struct InitGather { int on; PairPtrs netp, inpp; };
struct CtxTable { const float **table; const float *own[4]; int supplied; PairPtrs parts[4]; };
__global__ void init_state_kernel(const float *__restrict__ net, const float *__restrict__ inp,
                                  const float *__restrict__ flow_init, float *hx, float *hf, float *coords1, int M, int h,
                                  int w, InitGather ga, CtxTable ct) {
    const long long i = (long long)blockIdx.x * blockDim.x + threadIdx.x;
    if (i >= (long long)M * 64) return;
    if (ct.table != nullptr && i < (long long)(M / (h * w)) * 4) {
        const int b = (int)(i >> 2), k = (int)(i & 3);
        ct.table[i] = ct.supplied ? ct.parts[k].p[b] : ct.own[k] + (long long)b * h * w * ((k & 1) ? 128 : 256);
    }
    const int m = (int)(i >> 6), q = (int)(i & 63);
    if (ga.on) {
        const int b = m / (h * w);
        net = ga.netp.p[b] - (long long)b * h * w * 128;
        inp = ga.inpp.p[b] - (long long)b * h * w * 128;
    }
    const float4 v = (q < 32) ? reinterpret_cast<const float4 *>(net)[(long long)m * 32 + q]
                              : reinterpret_cast<const float4 *>(inp)[(long long)m * 32 + (q - 32)];
    if (hf != nullptr) {
        store_split4v(hx + (long long)m * 384, 4 * q, v);
        if (q < 32) reinterpret_cast<float4 *>(hf + (long long)m * 128)[q] = v;
    } else {
        reinterpret_cast<float4 *>(hx + (long long)m * 384)[q] = v;
    }
    if (q == 0) {
        const int rem = m % (h * w);
        float cx = (float)(rem % w), cy = (float)(rem / w);
        if (flow_init != nullptr) {
            cx += flow_init[2 * (long long)m];
            cy += flow_init[2 * (long long)m + 1];
        }
        coords1[2 * (long long)m] = cx;
        coords1[2 * (long long)m + 1] = cy;
    }
}

__global__ __launch_bounds__(256) void convf1_kernel(ConvF1Args q) {
    __shared__ __attribute__((aligned(16))) float patch[2][7][48];
    const int half = threadIdx.x >> 7;
    convf1_strip(q, blockIdx.x * 2 + half, patch[half], threadIdx.x & 127);
}

__global__ __launch_bounds__(256) void lookup_convf1_kernel(LookupArgs lp, ConvF1Args q, int lookup_blocks, int f1_blocks) {
    __shared__ __attribute__((aligned(16))) float patch[2][7][48];
    const int total = lookup_blocks + f1_blocks;
    const int b = blockIdx.x;
    const int f_lo = (int)((long long)b * f1_blocks / total), f_hi = (int)((long long)(b + 1) * f1_blocks / total);
    if (f_hi > f_lo) {
        const int half = threadIdx.x >> 7;
        convf1_strip(q, f_lo * 2 + half, patch[half], threadIdx.x & 127);
    } else {
        lookup_block_body<2>(lp, b - f_lo, lookup_blocks);
    }
}

__global__ void ou_gather_kernel(const float *__restrict__ hx, const float *__restrict__ corr, int ld_corr,
                                 const float *__restrict__ coords1, const float *__restrict__ delta,
                                 float *__restrict__ ouin, float *__restrict__ flow_lr, int M, int h, int w, int split) {
    const long long i = (long long)blockIdx.x * blockDim.x + threadIdx.x;
    if (i >= (long long)M * 178) return;
    const int m = (int)(i / 178), q = (int)(i - (long long)m * 178);
    float4 v;
    if (split) {
        if (q < 64) v = load_split4(hx + (long long)m * 384, 4 * q);
        else if (q < 145) v = reinterpret_cast<const float4 *>(corr + (long long)m * ld_corr)[q - 64];
        else if (q == 145) {
            const int rem = m % (h * w);
            const float fx = coords1[2 * (long long)m] - (float)(rem % w);
            const float fy = coords1[2 * (long long)m + 1] - (float)(rem / w);
            v = make_float4(fx, fy, delta[2 * (long long)m], delta[2 * (long long)m + 1]);
            flow_lr[2 * (long long)m] = fx;
            flow_lr[2 * (long long)m + 1] = fy;
        } else v = load_split4(hx + (long long)m * 384 + 256, 4 * (q - 146));
        store_split4v(ouin + (long long)m * 712, 4 * q, v);
        return;
    }
    if (q < 64) v = reinterpret_cast<const float4 *>(hx + (long long)m * 384)[q];
    else if (q < 145) v = reinterpret_cast<const float4 *>(corr + (long long)m * ld_corr)[q - 64];
    else if (q == 145) {
        const int rem = m % (h * w);
        const float fx = coords1[2 * (long long)m] - (float)(rem % w);
        const float fy = coords1[2 * (long long)m + 1] - (float)(rem / w);
        v = make_float4(fx, fy, delta[2 * (long long)m], delta[2 * (long long)m + 1]);
        flow_lr[2 * (long long)m] = fx;
        flow_lr[2 * (long long)m + 1] = fy;
    } else v = reinterpret_cast<const float4 *>(hx + (long long)m * 384 + 256)[q - 146];
    reinterpret_cast<float4 *>(ouin + (long long)m * 712)[q] = v;
}

enum WeightSlot {
    W_CONVC1, B_CONVC1, W_CONVC2, B_CONVC2, W_CONVF1, B_CONVF1, W_CONVF2, B_CONVF2, W_CONV, B_CONV,
    W_ZR1_DYN, W_ZR1_INP, B_ZR1, W_Q1_DYN, W_Q1_INP, B_Q1, W_ZR2_DYN, W_ZR2_INP, B_ZR2, W_Q2_DYN, W_Q2_INP, B_Q2,
    W_FH1, B_FH1, W_FH2, B_FH2, W_MASK0, B_MASK0, W_MASK2, B_MASK2,
    W_OU1, B_OU1, W_OU2, B_OU2, W_COUNT
};

struct Workspace {
    float *lvl[4];
    float *f2l[3];
    float *coords1, *corr, *cor1, *corflo, *flo1, *hx, *z, *rh, *fh, *delta, *mask, *ouin, *ouh, *ou, *flow_lr;
    float *pre_zr[2], *pre_q[2];
    float *f2s;
    float *hf;
    float *hb, *hfb;
    const float **ctx;
    int ld_corr;
    size_t bytes;
};

static Workspace carve(void *base, int P, int h, int w, bool ondemand = false, bool split = false) {
    Workspace ws{};
    const size_t N = (size_t)h * w, M = (size_t)P * N;
    size_t off = 0;
    auto take = [&](size_t floats) {
        float *p = base ? reinterpret_cast<float *>(static_cast<char *>(base) + off) : nullptr;
        off += (floats * sizeof(float) + 255) & ~size_t(255);
        return p;
    };
    const PyramidLayout L = pyramid_layout(h, w);
    for (int l = 0; l < 4; ++l) ws.lvl[l] = take(ondemand ? 0 : M * (size_t)L.stride[l]);
    for (int l = 1; l < 4; ++l) ws.f2l[l - 1] = take(ondemand ? (size_t)P * (h >> l) * (w >> l) * 256 : 0);
    ws.coords1 = take(M * 2);
    ws.ld_corr = 324;
    ws.corr = take(M * ws.ld_corr);
    ws.cor1 = take(M * 256);
    ws.corflo = take(M * 256);
    ws.flo1 = take(M * 128);
    ws.hx = take(M * 384);
    ws.z = take(M * 128);
    ws.rh = take(M * 128);
    ws.fh = take(M * 256);
    ws.delta = take(M * 2);
    ws.mask = take(M * 576);
    ws.ouin = take(M * 712);
    ws.ouh = take(M * 256);
    ws.ou = take(M * 4);
    ws.flow_lr = take(M * 2);
    for (int pass = 0; pass < 2; ++pass) { ws.pre_zr[pass] = take(M * 256); ws.pre_q[pass] = take(M * 128); }
    ws.f2s = take(ondemand || !split ? 0 : M * 256);
    ws.hf = take(split ? M * 128 : 0);
    ws.hb = take(split ? M * 128 : 0);
    ws.hfb = take(split ? M * 128 : 0);
    ws.ctx = reinterpret_cast<const float **>(take(split ? (size_t)P * 8 : 0));
    ws.bytes = off;
    return ws;
}

}

using namespace mftx;

static constexpr uint32_t RAFT_MAGIC = 0x4d465458;
struct mftx_raft {
    uint32_t magic = RAFT_MAGIC;
    int ondemand = 0;
    int arith = MFTX_ARITH_F32;
    const float *w[W_COUNT] = {};
    const float *wg[W_COUNT] = {};
    hipStream_t side = nullptr;
    hipEvent_t ev_fork = nullptr, ev_join = nullptr;
    float *coords_trace = nullptr;
    GraphCache *graphs = nullptr;
    const void *wfused = nullptr;
    const void *wflow = nullptr;
    const void *wproj = nullptr;
    const void *wt[W_COUNT] = {};
    const void *wou = nullptr, *wouproj = nullptr;
    int opt[13] = { -1,  1,  1,  1,  1,  1,  1,
                    1,  1,  1,  0,  1,  1};
    unsigned *nonfinite = nullptr;
};
static_assert(MFTX_RAFT_OPT_TILE_CONV2P == 12, "mftx_raft::opt lists one default per option");
static constexpr int GEMM_SLOTS[] = {W_CONVC1, W_CONVC2, W_CONVF2, W_CONV, W_ZR1_DYN, W_ZR1_INP, W_Q1_DYN, W_Q1_INP,
                                     W_ZR2_DYN, W_ZR2_INP, W_Q2_DYN, W_Q2_INP, W_FH1, W_MASK0, W_MASK2, W_OU1};

extern "C" int mftx_raft_create(const float *const *weights, int n_weights, mftx_raft **out) {
    if (!weights || !out) return fail(MFTX_E_ARG, "raft_create: null pointer");
    if (n_weights != W_COUNT) return fail(MFTX_E_ARG, "raft_create: expected %d weight tensors, got %d", (int)W_COUNT, n_weights);
    for (int i = 0; i < W_COUNT; ++i) {
        if (!weights[i]) return fail(MFTX_E_ARG, "raft_create: weight %d is null", i);
        if (!aligned16(weights[i])) return fail(MFTX_E_ALIGN, "raft_create: weight %d not 16-byte aligned", i);
    }
    mftx_raft *r = new (std::nothrow) mftx_raft;
    if (!r) return fail(MFTX_E_ARG, "raft_create: out of host memory");
    r->graphs = new (std::nothrow) GraphCache;
    for (int i = 0; i < W_COUNT; ++i) r->w[i] = r->wg[i] = weights[i];
    *out = r;
    return 0;
}

extern "C" void mftx_raft_destroy(mftx_raft *r) {
    if (r && r->magic == RAFT_MAGIC) {
        r->magic = 0;
        if (r->ev_fork) (void)hipEventDestroy(r->ev_fork);
        if (r->ev_join) (void)hipEventDestroy(r->ev_join);
        if (r->side) (void)hipStreamDestroy(r->side);
        delete r->graphs;
        delete r;
    }
}

static int ensure_side_stream(mftx_raft *r) {
    if (r->side) return 0;
    hipError_t e = hipStreamCreateWithFlags(&r->side, hipStreamNonBlocking);
    if (e == hipSuccess) e = hipEventCreateWithFlags(&r->ev_fork, hipEventDisableTiming);
    if (e == hipSuccess) e = hipEventCreateWithFlags(&r->ev_join, hipEventDisableTiming);
    if (e != hipSuccess) return fail((int)e, "raft_refine: side stream: %s", hipGetErrorString(e));
    return 0;
}

extern "C" size_t mftx_raft_workspace_bytes(int P, int h, int w) {
    if (P <= 0 || h <= 0 || w <= 0) return 0;
    return carve(nullptr, P, h, w).bytes;
}

extern "C" int mftx_raft_set_ondemand(mftx_raft *r, int on) {
    if (!r || r->magic != RAFT_MAGIC) return fail(MFTX_E_STATE, "raft_set_ondemand: bad handle");
    r->ondemand = on ? 1 : 0;
    if (r->graphs) r->graphs->clear();
    return 0;
}

extern "C" int mftx_raft_set_split_weights(mftx_raft *r, const void *const *split, int n) {
    if (!r || r->magic != RAFT_MAGIC) return fail(MFTX_E_STATE, "raft_set_split_weights: bad handle");
    if (r->graphs) r->graphs->clear();
    if (!split) {
        for (int i = 0; i < W_COUNT; ++i) r->wg[i] = r->w[i];
        r->arith = MFTX_ARITH_F32;
        return 0;
    }
    if (n != W_COUNT) return fail(MFTX_E_ARG, "raft_set_split_weights: expected %d slots, got %d", (int)W_COUNT, n);
    for (int slot : GEMM_SLOTS) {
        if (!split[slot]) return fail(MFTX_E_ARG, "raft_set_split_weights: slot %d (a GEMM layer) is null", slot);
        if (!aligned16(split[slot])) return fail(MFTX_E_ALIGN, "raft_set_split_weights: slot %d not 16-byte aligned", slot);
    }
    for (int slot : GEMM_SLOTS) r->wg[slot] = static_cast<const float *>(split[slot]);
    r->arith = MFTX_ARITH_SPLIT;
    return 0;
}

extern "C" int mftx_raft_set_lookup_fused(mftx_raft *r, const void *wfused) {
    if (!r || r->magic != RAFT_MAGIC) return fail(MFTX_E_STATE, "raft_set_lookup_fused: bad handle");
    if (wfused && !aligned16(wfused)) return fail(MFTX_E_ALIGN, "raft_set_lookup_fused: weights not 16-byte aligned");
    r->wfused = wfused;
    if (r->graphs) r->graphs->clear();
    return 0;
}

extern "C" int mftx_raft_set_flow_fused(mftx_raft *r, const void *wflow) {
    if (!r || r->magic != RAFT_MAGIC) return fail(MFTX_E_STATE, "raft_set_flow_fused: bad handle");
    if (wflow && !aligned16(wflow)) return fail(MFTX_E_ALIGN, "raft_set_flow_fused: weights not 16-byte aligned");
    r->wflow = wflow;
    if (r->graphs) r->graphs->clear();
    return 0;
}

extern "C" int mftx_raft_set_tile_weights(mftx_raft *r, const void *const *tile, int n) {
    if (!r || r->magic != RAFT_MAGIC) return fail(MFTX_E_STATE, "raft_set_tile_weights: bad handle");
    if (r->graphs) r->graphs->clear();
    if (!tile) { for (int i = 0; i < W_COUNT; ++i) r->wt[i] = nullptr; return 0; }
    if (n != W_COUNT) return fail(MFTX_E_ARG, "raft_set_tile_weights: expected %d slots, got %d", (int)W_COUNT, n);
    for (int i = 0; i < W_COUNT; ++i)
        if (tile[i] && !aligned16(tile[i])) return fail(MFTX_E_ALIGN, "raft_set_tile_weights: slot %d not 16-byte aligned", i);
    for (int i = 0; i < W_COUNT; ++i) r->wt[i] = tile[i];
    return 0;
}

extern "C" int mftx_raft_set_flow_head(mftx_raft *r, const void *wproj) {
    if (!r || r->magic != RAFT_MAGIC) return fail(MFTX_E_STATE, "raft_set_flow_head: bad handle");
    if (wproj && !aligned16(wproj)) return fail(MFTX_E_ALIGN, "raft_set_flow_head: weights not 16-byte aligned");
    r->wproj = wproj;
    if (r->graphs) r->graphs->clear();
    return 0;
}

extern "C" int mftx_raft_set_ou_heads(mftx_raft *r, const void *wtile, const void *wproj) {
    if (!r || r->magic != RAFT_MAGIC) return fail(MFTX_E_STATE, "raft_set_ou_heads: bad handle");
    if ((wtile == nullptr) != (wproj == nullptr)) return fail(MFTX_E_ARG, "raft_set_ou_heads: both weight streams, or neither");
    if (wtile && (!aligned16(wtile) || !aligned16(wproj))) return fail(MFTX_E_ALIGN, "raft_set_ou_heads: weights not 16-byte aligned");
    r->wou = wtile; r->wouproj = wproj;
    if (r->graphs) r->graphs->clear();
    return 0;
}

extern "C" int mftx_raft_set_coords_trace(mftx_raft *r, float *trace) {
    if (!r || r->magic != RAFT_MAGIC) return fail(MFTX_E_STATE, "raft_set_coords_trace: bad handle");
    r->coords_trace = trace;
    return 0;
}

extern "C" int mftx_raft_clear_graphs(mftx_raft *r) {
    if (!r || r->magic != RAFT_MAGIC) return fail(MFTX_E_STATE, "raft_clear_graphs: bad handle");
    if (r->graphs) r->graphs->clear();
    return 0;
}

extern "C" int mftx_raft_set_nonfinite_counter(mftx_raft *r, unsigned *counter) {
    if (!r || r->magic != RAFT_MAGIC) return fail(MFTX_E_STATE, "raft_set_nonfinite_counter: bad handle");
    if (counter && (reinterpret_cast<uintptr_t>(counter) & 3)) return fail(MFTX_E_ALIGN, "raft_set_nonfinite_counter: counter not 4-byte aligned");
    r->nonfinite = counter;
    return 0;
}

extern "C" int mftx_raft_set_option(mftx_raft *r, int option, int value) {
    if (!r || r->magic != RAFT_MAGIC) return fail(MFTX_E_STATE, "raft_set_option: bad handle");
    if (option < 0 || option > MFTX_RAFT_OPT_TILE_CONV2P) return fail(MFTX_E_ARG, "raft_set_option: unknown option %d", option);
    r->opt[option] = value;
    if (r->graphs) r->graphs->clear();
    return 0;
}

extern "C" int mftx_raft_arith(const mftx_raft *r) {
    return (r && r->magic == RAFT_MAGIC) ? r->arith : -1;
}

extern "C" size_t mftx_raft_workspace_bytes_for(const mftx_raft *r, int P, int h, int w) {
    if (!r || r->magic != RAFT_MAGIC || P <= 0 || h <= 0 || w <= 0) return 0;
    return carve(nullptr, P, h, w, r->ondemand != 0, r->arith == MFTX_ARITH_SPLIT).bytes;
}

static int workspace_layout(const mftx_raft *r, int P, int h, int w, size_t *offsets, int n) {
    if (P <= 0 || h <= 0 || w <= 0 || !offsets || n != 19) return fail(MFTX_E_ARG, "workspace_layout: need 19 slots");
    char *base = reinterpret_cast<char *>(uintptr_t(1) << 40);
    Workspace ws = carve(base, P, h, w, r && r->ondemand != 0, r && r->arith == MFTX_ARITH_SPLIT);
    float *ptrs[19] = {ws.lvl[0], ws.lvl[1], ws.lvl[2], ws.lvl[3], ws.coords1, ws.corr, ws.cor1, ws.corflo, ws.flo1,
                       ws.hx, ws.z, ws.rh, ws.fh, ws.delta, ws.mask, ws.ouin, ws.ouh, ws.ou, ws.flow_lr};
    for (int i = 0; i < 19; ++i) offsets[i] = (size_t)(reinterpret_cast<char *>(ptrs[i]) - base);
    return 0;
}
extern "C" int mftx_raft_workspace_layout(int P, int h, int w, size_t *offsets, int n) {
    return workspace_layout(nullptr, P, h, w, offsets, n);
}
extern "C" int mftx_raft_workspace_layout_for(const mftx_raft *r, int P, int h, int w, size_t *offsets, int n) {
    if (!r || r->magic != RAFT_MAGIC) return fail(MFTX_E_STATE, "workspace_layout_for: bad handle");
    return workspace_layout(r, P, h, w, offsets, n);
}

#define TRY(expr) do { int _e = (expr); if (_e) return _e; } while (0)

enum FlowSchedule { FLOW_FUSED = MFTX_FLOW_FUSED, FLOW_SIDE = MFTX_FLOW_SIDE, FLOW_FIRST = MFTX_FLOW_FIRST, FLOW_AFTER_LOOKUP = MFTX_FLOW_AFTER_LOOKUP,
                    FLOW_WITH_LOOKUP = MFTX_FLOW_WITH_LOOKUP };

struct RefinePlan {
    bool SP, fuse_lookup, tiles_on, gru_fused, ctx_supplied, two_pass;
    FlowSchedule flow;
    bool pair_second;
    bool head_fused, defer_update, ou_fused, ou_materialised, use_graph, side_stream;
};

static RefinePlan refine_plan(const mftx_raft &r, int P, int h, int w, bool gather_has_ctx, bool prof, bool trace) {
    const int *opt = r.opt;
    const bool split = r.arith == MFTX_ARITH_SPLIT, ondemand = r.ondemand != 0;
    RefinePlan p{};
    p.SP = split && opt[MFTX_RAFT_OPT_PRESPLIT] != 0;
    p.fuse_lookup = p.SP && !ondemand && r.wfused != nullptr && opt[MFTX_RAFT_OPT_FUSE_LOOKUP] != 0 && lookup_convc1_applicable(P, h, w, 256);
    p.tiles_on = p.SP && opt[MFTX_RAFT_OPT_TILE_CONV] != 0 && (opt[MFTX_RAFT_OPT_TILE_CONV] == 2 ||
                 (tile_conv_fills_chip(P, h, w, 3, 3) && tile_conv_fills_chip(P, h, w, 1, 5) && tile_conv_fills_chip(P, h, w, 5, 1)));
    auto tile_w = [&](int slot) { return p.tiles_on && r.wt[slot] != nullptr; };
    p.gru_fused = tile_w(W_ZR1_DYN) && tile_w(W_Q1_DYN) && tile_w(W_ZR2_DYN) && tile_w(W_Q2_DYN) && opt[MFTX_RAFT_OPT_FUSE_GRU] != 0;
    p.ctx_supplied = gather_has_ctx && p.gru_fused;
    p.two_pass = p.tiles_on && opt[MFTX_RAFT_OPT_TILE_CONV2P] != 0 && r.wt[W_CONVC2] && r.wt[W_CONV];
    const bool grouped = opt[MFTX_RAFT_OPT_GROUP] != 0;
    const int fork = opt[MFTX_RAFT_OPT_FORK];
    const bool fuse_flow = p.SP && r.wflow != nullptr && opt[MFTX_RAFT_OPT_FUSE_FLOW] != 0 && grouped;
    const bool serial = fuse_flow || prof || !grouped || (split && (fork == 0 || fork == 2));
    const bool forked = !serial && split;
    const bool flow_first = !fuse_flow && serial && p.fuse_lookup && fork == 2 && !prof && grouped;
    const bool lookup_alone = p.fuse_lookup || prof || !grouped || ondemand;
    p.flow = fuse_flow ? FLOW_FUSED : forked ? FLOW_SIDE : flow_first ? FLOW_FIRST : lookup_alone ? FLOW_AFTER_LOOKUP : FLOW_WITH_LOOKUP;
    p.pair_second = !forked && grouped && r.arith == MFTX_ARITH_F32;
    p.head_fused = tile_w(W_FH1) && r.wproj != nullptr && opt[MFTX_RAFT_OPT_FUSE_HEAD] != 0;
    p.defer_update = p.head_fused && fuse_flow && opt[MFTX_RAFT_OPT_FUSE_HEAD] != 2 && !trace;
    p.ou_fused = p.tiles_on && r.wou != nullptr && opt[MFTX_RAFT_OPT_FUSE_OU] != 0;
    p.ou_materialised = !p.ou_fused || opt[MFTX_RAFT_OPT_FUSE_OU] == 2;
    p.use_graph = r.graphs && opt[MFTX_RAFT_OPT_GRAPH] != 0 && !prof && !trace && !ondemand;
    p.side_stream = split && fork != 0;
    return p;
}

> WHAT IS REQUIRED
Return a word-for-word copy of the lines above from the one holding "ws.ouh = take(M * 256);" through the one holding "ws.bytes = off;", with both of them included and nothing besides.

> TASK SOLUTION
    ws.ouh = take(M * 256);
    ws.ou = take(M * 4);
    ws.flow_lr = take(M * 2);
    for (int pass = 0; pass < 2; ++pass) { ws.pre_zr[pass] = take(M * 256); ws.pre_q[pass] = take(M * 128); }
    ws.f2s = take(ondemand || !split ? 0 : M * 256);
    ws.hf = take(split ? M * 128 : 0);
    ws.hb = take(split ? M * 128 : 0);
    ws.hfb = take(split ? M * 128 : 0);
    ws.ctx = reinterpret_cast<const float **>(take(split ? (size_t)P * 8 : 0));
    ws.bytes = off;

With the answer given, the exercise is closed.